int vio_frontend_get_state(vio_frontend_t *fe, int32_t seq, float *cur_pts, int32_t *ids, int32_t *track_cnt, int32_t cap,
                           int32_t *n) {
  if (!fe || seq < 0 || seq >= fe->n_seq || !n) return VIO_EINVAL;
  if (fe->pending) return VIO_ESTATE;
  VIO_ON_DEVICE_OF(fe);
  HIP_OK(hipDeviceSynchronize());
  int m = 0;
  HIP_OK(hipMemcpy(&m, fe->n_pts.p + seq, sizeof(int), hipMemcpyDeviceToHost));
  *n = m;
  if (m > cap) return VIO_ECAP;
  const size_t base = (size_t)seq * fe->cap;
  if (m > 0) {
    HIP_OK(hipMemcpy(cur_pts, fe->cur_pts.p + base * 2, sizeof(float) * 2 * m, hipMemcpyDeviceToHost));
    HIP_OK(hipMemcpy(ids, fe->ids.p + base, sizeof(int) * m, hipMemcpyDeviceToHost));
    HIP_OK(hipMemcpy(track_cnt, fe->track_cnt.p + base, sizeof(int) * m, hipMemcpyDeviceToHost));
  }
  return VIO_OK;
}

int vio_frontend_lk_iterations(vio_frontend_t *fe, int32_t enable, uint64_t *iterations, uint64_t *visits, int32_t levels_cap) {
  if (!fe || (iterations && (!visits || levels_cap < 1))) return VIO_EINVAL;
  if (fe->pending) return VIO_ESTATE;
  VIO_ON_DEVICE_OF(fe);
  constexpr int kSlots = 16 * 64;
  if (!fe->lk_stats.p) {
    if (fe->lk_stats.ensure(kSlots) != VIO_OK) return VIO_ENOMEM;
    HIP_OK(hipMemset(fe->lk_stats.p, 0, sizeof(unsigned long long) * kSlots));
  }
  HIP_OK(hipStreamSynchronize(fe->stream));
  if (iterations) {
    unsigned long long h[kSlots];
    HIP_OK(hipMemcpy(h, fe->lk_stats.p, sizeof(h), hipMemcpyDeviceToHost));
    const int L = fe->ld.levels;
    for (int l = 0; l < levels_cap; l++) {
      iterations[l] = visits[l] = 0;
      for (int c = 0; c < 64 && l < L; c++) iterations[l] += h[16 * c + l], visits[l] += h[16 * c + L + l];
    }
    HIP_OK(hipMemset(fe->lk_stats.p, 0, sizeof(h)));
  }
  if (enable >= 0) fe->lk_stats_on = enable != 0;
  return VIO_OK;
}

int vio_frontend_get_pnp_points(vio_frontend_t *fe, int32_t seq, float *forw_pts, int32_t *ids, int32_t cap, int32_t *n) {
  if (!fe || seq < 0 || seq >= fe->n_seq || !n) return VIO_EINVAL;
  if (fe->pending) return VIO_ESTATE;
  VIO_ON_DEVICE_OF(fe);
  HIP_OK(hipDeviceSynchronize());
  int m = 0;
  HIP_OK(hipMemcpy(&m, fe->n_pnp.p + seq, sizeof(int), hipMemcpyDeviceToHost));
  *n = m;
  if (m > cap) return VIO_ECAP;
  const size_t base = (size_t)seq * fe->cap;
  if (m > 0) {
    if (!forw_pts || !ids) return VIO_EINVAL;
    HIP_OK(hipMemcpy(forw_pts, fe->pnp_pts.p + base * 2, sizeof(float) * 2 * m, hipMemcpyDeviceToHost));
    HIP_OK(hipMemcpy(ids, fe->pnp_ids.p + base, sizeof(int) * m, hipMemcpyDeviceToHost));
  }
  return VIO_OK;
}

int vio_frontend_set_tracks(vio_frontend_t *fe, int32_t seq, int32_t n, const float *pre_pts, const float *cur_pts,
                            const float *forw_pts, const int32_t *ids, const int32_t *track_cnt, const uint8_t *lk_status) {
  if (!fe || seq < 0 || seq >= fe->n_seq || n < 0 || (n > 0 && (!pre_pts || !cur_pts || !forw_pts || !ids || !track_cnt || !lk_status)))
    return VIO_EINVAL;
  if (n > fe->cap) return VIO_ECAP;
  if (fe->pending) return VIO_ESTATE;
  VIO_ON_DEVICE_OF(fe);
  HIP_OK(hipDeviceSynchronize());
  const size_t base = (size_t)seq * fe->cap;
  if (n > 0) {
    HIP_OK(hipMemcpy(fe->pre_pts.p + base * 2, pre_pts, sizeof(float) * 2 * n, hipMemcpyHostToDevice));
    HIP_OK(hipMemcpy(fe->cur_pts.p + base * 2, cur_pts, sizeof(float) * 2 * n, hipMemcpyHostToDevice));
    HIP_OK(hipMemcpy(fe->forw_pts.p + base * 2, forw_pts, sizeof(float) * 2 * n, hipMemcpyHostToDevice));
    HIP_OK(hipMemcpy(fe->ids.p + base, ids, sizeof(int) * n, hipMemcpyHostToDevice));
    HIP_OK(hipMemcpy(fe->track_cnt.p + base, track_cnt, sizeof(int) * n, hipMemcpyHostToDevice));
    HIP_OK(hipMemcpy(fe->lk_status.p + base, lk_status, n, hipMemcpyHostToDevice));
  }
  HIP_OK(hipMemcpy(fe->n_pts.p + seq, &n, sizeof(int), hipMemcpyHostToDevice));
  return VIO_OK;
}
* * *
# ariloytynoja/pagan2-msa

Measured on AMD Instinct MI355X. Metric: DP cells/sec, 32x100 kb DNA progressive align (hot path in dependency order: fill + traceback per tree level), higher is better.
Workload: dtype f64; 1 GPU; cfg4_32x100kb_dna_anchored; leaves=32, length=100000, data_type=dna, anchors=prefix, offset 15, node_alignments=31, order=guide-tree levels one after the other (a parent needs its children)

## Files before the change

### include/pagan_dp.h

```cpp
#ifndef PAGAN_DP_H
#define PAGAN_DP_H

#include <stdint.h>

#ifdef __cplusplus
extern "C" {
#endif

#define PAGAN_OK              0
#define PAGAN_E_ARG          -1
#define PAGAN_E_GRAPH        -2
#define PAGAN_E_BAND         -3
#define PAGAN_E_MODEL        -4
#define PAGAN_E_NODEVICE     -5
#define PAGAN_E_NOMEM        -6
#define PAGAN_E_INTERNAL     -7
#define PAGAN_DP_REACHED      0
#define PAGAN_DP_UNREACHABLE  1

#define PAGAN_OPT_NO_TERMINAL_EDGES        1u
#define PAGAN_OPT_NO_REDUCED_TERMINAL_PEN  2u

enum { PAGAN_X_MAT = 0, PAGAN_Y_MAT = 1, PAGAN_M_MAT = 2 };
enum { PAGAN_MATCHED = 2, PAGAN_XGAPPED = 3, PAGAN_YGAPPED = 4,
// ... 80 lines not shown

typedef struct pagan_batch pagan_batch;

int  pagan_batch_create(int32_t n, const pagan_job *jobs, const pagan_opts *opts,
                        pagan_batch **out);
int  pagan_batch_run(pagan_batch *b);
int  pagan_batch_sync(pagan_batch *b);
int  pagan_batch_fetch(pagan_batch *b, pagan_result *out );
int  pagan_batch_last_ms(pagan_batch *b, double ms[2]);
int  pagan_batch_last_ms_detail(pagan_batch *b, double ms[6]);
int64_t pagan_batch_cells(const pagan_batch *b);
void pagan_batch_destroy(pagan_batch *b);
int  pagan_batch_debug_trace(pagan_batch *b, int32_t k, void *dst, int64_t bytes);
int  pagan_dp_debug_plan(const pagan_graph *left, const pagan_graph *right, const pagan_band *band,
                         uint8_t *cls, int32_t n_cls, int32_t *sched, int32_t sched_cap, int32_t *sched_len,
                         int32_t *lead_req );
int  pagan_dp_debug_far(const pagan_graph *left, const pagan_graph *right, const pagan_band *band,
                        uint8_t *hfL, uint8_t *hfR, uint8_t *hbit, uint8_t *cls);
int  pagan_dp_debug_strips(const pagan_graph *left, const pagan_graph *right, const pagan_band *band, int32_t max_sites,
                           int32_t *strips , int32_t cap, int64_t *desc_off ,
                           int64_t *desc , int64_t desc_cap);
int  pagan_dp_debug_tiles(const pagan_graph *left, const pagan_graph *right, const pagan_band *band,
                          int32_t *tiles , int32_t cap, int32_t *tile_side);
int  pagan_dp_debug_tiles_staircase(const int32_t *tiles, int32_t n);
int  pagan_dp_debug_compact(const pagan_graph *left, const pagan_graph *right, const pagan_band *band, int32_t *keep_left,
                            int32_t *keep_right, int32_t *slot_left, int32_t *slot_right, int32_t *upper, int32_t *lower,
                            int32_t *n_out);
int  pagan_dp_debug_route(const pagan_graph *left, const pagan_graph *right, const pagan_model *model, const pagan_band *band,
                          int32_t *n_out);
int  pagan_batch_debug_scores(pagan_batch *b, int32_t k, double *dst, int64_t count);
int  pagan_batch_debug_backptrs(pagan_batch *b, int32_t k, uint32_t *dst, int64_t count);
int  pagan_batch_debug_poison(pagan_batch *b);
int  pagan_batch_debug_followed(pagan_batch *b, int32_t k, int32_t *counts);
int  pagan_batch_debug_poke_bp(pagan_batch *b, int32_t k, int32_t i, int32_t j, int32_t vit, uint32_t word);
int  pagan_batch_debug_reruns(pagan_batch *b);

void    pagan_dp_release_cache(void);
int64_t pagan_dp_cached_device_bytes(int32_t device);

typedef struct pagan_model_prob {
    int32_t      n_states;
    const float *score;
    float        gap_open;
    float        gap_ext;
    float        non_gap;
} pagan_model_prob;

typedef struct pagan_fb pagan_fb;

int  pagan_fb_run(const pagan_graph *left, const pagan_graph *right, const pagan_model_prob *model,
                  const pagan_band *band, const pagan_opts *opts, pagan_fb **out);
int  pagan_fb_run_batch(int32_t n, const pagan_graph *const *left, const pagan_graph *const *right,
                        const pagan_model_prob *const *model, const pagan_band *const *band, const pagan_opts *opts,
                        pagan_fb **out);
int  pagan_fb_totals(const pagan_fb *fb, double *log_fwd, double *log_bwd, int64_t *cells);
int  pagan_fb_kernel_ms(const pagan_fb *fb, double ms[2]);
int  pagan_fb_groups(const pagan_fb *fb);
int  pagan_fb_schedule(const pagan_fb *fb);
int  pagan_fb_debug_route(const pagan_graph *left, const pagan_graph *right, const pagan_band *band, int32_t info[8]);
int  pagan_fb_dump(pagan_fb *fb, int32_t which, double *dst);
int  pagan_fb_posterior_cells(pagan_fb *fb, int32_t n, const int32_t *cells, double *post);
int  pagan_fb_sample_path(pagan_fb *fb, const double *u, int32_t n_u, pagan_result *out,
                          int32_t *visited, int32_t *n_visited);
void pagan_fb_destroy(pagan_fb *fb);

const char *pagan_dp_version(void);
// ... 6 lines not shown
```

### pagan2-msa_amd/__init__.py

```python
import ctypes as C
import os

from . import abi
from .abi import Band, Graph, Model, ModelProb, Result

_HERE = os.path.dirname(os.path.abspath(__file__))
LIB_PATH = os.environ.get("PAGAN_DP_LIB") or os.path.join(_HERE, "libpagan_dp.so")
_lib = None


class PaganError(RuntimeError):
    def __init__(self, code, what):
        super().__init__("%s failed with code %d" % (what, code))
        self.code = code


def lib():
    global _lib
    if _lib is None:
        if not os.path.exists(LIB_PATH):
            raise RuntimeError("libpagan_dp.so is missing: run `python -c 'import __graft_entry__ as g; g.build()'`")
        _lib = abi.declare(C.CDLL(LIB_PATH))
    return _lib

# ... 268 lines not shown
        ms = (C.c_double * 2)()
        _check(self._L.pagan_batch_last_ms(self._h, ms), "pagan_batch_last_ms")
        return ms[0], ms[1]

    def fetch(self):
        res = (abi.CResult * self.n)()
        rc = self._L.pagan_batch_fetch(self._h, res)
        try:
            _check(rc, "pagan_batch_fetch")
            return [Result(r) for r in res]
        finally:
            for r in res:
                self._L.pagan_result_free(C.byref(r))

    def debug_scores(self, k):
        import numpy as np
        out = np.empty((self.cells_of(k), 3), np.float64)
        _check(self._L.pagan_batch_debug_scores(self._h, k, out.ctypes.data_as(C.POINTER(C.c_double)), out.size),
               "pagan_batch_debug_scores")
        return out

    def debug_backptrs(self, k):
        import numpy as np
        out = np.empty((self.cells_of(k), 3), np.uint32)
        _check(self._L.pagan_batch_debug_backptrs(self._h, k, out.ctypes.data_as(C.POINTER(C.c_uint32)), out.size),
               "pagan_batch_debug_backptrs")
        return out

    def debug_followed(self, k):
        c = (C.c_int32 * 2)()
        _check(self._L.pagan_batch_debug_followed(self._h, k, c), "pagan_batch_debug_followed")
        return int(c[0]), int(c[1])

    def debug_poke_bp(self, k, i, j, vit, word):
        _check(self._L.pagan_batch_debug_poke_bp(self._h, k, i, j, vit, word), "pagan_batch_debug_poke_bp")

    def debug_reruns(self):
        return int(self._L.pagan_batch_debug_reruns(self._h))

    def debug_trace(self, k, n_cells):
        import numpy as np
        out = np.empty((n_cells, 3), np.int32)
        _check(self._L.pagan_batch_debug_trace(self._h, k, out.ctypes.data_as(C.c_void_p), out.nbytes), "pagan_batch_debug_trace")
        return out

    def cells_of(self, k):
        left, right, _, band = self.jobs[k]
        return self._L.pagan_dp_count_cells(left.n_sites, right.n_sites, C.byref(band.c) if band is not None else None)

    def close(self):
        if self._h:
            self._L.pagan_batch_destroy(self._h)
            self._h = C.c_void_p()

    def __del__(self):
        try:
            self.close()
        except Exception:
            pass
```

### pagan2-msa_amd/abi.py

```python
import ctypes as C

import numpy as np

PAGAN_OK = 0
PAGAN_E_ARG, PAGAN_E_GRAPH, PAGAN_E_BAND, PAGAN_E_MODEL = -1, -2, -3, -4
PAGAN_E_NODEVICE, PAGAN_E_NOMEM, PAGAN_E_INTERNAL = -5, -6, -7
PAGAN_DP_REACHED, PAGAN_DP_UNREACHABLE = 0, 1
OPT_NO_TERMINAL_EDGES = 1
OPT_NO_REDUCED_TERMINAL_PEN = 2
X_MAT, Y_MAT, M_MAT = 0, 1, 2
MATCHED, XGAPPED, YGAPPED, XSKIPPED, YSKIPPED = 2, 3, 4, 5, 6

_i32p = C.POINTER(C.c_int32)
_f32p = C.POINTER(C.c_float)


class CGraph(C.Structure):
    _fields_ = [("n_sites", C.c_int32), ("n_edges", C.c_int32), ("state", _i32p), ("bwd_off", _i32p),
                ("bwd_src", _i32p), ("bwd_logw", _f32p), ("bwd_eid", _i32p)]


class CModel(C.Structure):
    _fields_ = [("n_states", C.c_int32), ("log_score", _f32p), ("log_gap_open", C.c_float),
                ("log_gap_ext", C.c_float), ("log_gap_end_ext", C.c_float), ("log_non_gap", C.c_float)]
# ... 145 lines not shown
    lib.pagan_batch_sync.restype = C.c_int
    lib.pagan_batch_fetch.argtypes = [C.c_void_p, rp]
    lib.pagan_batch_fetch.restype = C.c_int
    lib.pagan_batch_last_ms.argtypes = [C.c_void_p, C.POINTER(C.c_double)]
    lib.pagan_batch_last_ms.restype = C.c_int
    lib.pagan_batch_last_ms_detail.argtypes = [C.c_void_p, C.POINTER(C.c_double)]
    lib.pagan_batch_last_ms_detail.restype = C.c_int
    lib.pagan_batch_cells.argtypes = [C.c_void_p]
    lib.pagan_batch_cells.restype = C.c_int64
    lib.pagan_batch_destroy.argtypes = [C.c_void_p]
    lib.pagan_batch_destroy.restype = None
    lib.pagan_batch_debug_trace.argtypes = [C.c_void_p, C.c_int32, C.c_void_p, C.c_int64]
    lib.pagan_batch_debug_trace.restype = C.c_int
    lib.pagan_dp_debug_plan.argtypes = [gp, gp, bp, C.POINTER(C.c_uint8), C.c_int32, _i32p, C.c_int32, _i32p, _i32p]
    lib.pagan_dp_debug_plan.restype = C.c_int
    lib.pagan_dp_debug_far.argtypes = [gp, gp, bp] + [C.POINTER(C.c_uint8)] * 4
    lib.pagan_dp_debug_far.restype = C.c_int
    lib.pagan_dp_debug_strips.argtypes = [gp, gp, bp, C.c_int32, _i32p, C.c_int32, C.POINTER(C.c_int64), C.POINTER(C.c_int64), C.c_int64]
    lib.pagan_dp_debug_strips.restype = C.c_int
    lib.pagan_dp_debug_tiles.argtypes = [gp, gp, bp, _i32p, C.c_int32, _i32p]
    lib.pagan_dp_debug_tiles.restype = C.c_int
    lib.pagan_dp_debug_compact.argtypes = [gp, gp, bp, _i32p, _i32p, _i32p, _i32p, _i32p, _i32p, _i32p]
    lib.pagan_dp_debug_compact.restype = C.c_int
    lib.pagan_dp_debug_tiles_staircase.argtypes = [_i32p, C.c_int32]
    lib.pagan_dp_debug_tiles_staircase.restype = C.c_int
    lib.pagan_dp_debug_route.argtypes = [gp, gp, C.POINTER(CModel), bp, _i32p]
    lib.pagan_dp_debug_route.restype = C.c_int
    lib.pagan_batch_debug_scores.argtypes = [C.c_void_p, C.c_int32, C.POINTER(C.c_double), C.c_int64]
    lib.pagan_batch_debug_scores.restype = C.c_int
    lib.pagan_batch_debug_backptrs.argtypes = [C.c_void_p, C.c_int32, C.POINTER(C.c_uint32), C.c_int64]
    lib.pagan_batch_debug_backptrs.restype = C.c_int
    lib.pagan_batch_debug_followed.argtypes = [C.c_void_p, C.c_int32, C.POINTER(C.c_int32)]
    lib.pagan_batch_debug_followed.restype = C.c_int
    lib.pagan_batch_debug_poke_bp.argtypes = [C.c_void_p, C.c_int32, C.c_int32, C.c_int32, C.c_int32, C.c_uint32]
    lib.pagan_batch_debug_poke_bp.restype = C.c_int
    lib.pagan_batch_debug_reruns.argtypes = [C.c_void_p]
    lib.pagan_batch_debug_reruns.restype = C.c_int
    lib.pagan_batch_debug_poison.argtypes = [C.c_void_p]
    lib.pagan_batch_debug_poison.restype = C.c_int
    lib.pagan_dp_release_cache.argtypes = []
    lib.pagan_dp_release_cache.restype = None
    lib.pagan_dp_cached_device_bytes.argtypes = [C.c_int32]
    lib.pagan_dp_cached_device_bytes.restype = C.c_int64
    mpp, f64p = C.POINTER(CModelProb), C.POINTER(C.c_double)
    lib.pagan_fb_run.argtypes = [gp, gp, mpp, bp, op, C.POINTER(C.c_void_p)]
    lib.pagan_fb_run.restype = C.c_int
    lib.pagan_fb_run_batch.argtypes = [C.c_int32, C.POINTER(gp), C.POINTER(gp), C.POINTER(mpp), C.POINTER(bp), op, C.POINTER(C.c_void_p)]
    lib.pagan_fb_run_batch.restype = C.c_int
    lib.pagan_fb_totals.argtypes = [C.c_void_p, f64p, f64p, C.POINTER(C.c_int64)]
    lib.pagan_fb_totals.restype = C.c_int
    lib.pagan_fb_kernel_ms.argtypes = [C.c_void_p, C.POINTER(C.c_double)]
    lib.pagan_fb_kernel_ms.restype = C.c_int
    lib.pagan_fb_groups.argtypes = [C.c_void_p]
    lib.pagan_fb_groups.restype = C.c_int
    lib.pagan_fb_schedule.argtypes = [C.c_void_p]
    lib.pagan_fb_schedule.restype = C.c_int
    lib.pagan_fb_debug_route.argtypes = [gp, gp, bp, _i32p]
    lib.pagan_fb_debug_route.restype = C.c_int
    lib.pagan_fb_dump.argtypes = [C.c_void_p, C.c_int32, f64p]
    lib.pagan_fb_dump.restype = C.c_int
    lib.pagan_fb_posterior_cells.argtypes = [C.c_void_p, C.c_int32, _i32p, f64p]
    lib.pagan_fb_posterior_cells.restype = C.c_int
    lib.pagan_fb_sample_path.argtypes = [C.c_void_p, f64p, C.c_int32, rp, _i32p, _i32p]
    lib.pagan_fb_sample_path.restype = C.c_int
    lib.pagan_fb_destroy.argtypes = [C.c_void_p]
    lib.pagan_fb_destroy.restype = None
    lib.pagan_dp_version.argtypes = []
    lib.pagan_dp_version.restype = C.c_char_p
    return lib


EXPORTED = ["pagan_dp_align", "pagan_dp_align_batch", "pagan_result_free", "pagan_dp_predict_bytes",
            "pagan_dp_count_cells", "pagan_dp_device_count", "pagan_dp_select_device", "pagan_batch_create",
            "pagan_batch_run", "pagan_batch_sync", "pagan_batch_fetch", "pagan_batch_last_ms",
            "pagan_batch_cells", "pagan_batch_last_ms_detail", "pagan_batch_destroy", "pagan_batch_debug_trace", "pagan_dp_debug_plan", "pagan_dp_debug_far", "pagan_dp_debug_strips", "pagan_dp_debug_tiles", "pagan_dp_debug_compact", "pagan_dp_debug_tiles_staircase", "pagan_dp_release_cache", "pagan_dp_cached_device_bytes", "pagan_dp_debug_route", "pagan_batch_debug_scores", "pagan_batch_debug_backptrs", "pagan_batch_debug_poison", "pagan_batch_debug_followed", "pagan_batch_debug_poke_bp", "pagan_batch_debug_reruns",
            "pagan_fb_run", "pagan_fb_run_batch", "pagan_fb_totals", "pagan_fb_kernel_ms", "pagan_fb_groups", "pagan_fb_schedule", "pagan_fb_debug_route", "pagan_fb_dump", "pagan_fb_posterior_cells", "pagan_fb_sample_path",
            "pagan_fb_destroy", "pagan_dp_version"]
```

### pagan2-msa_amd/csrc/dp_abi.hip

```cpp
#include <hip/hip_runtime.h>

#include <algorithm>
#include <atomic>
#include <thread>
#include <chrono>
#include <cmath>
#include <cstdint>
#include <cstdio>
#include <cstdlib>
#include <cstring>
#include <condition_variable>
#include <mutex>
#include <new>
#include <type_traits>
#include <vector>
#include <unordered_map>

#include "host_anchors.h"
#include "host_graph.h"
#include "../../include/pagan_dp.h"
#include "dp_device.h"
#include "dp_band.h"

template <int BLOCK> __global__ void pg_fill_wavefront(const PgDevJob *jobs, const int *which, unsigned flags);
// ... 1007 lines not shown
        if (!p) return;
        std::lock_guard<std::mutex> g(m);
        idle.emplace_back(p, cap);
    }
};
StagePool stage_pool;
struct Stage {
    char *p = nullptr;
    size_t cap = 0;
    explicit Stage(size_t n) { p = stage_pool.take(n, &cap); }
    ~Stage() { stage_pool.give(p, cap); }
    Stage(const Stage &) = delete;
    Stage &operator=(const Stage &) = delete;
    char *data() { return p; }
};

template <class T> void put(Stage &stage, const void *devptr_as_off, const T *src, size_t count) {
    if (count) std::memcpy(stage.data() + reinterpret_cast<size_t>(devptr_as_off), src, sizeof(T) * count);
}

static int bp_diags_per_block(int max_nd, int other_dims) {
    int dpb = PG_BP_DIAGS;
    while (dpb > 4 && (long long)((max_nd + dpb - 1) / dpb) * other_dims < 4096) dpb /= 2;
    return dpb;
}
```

• Task goal
Only lines holding the word "enum" belong in the answer; copy all of them from the records.

• Task result
enum { PAGAN_X_MAT = 0, PAGAN_Y_MAT = 1, PAGAN_M_MAT = 2 };
enum { PAGAN_MATCHED = 2, PAGAN_XGAPPED = 3, PAGAN_YGAPPED = 4,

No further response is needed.